Les mots fous d’Emmanuelle

 Emmanuelle Guattari est la fille de. Elle ne s’en défend pas. Au contraire, elle le revendique dans ce singulier et puissant premier roman. En effet, La Borde, lieu où est ancré se beau texte, n’est autre que la clinique où travailla et vécut le philosophe et psychanalyste Felix Guattari. Un hôpital psychiatrique pas comme les autres, paumé dans un parc gigantesque du Loir-et-Cher. Là, les patients vivent comme ils l’entendent. Les médecins et les infirmiers n’enferment personne. La petite Emmanuelle a vécu à La Borde. Elle a fait de cette expérience unique un livre étonnant, étrange, à la beauté tendue et poétique. Les chapitres sont brefs (deux pages parfois) comme des minuscules poèmes, des petites proses. Emmanuelle est un écrivain; ça se voit, ça se sent.
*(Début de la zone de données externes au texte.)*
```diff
diff --git a/m3p2i_aip_amd/csrc/rollout_point_task1.hip b/m3p2i_aip_amd/csrc/rollout_point_task1.hip
--- a/m3p2i_aip_amd/csrc/rollout_point_task1.hip
+++ b/m3p2i_aip_amd/csrc/rollout_point_task1.hip
@@ -5,6 +5,9 @@
 void launch_rollout_point_push(const RolloutArgs& a, const PointScene& sc, int blocks, hipStream_t s) {
     launch_rollout_point_instance<false, 1>(a, sc, blocks, s);
 }
+void launch_rollout_point_push2(const RolloutArgs& a, const PointScene& sc, int blocks, int* err, hipStream_t s) {
+    launch_rollout_point2_instance<1>(a, sc, blocks, err, s);
+}
 void launch_rollout_point_push_batch(const BatchRolloutEntry* tab, int blocks, int n, bool ref, hipStream_t s) {
     launch_rollout_point_batch_instance<false, 1>(tab, blocks, n, ref, s);
 }
diff --git a/m3p2i_aip_amd/engine.py b/m3p2i_aip_amd/engine.py
--- a/m3p2i_aip_amd/engine.py
+++ b/m3p2i_aip_amd/engine.py
@@ -87,6 +87,8 @@
             self.set_wave_order(False)
         if os.environ.get("M3P2I_ROLLOUT_LANES"):
             self.set_rollout_lanes(int(os.environ["M3P2I_ROLLOUT_LANES"]))
+        if os.environ.get("M3P2I_POINT_ROLLOUT_FORM"):
+            self.set_point_rollout_form(int(os.environ["M3P2I_POINT_ROLLOUT_FORM"]))
 
     def close(self):
         if getattr(self, "_h", None) is not None and self._h:
@@ -109,6 +111,12 @@
 
     def set_rollout_lanes(self, lanes=0):
         self._ck(self.lib.m3_set_rollout_lanes(self._h, int(lanes)))
+
+    def set_point_rollout_form(self, form=-1):
+        self._ck(self.lib.m3_set_point_rollout_form(self._h, int(form)))
+
+    def point_rollout_form_used(self):
+        return int(self.lib.m3_point_rollout_form_used(self._h))
 
     def set_panda_lanes_per_sample(self, lps=0):
         self._ck(self.lib.m3_set_panda_lanes_per_sample(self._h, int(lps)))
```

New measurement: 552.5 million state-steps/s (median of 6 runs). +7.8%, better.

Il y a un ton, un mystère. Les mots sont serrés comme les images d’un rêve dans une tête en sueur. «Nous glissons dans une barque dans la fraîcheur délicieuse du Loir. Les ramures tissent une treille, les troncs proposent leur ombre rafraîchissante.» Un peu plus loin: «Nous traînions notre enfance au milieu des adultes. sans bien tout comprendre.» Et les fous dans tout ça? Ils sont entre les mots; ils respirent. Certains guériront avec pour tout cachet celui de la liberté.

PHILIPPE LACOCHE

La petite Borde, Emmanuelle Guattari, Mercure de France, 142p., 13,50 euros.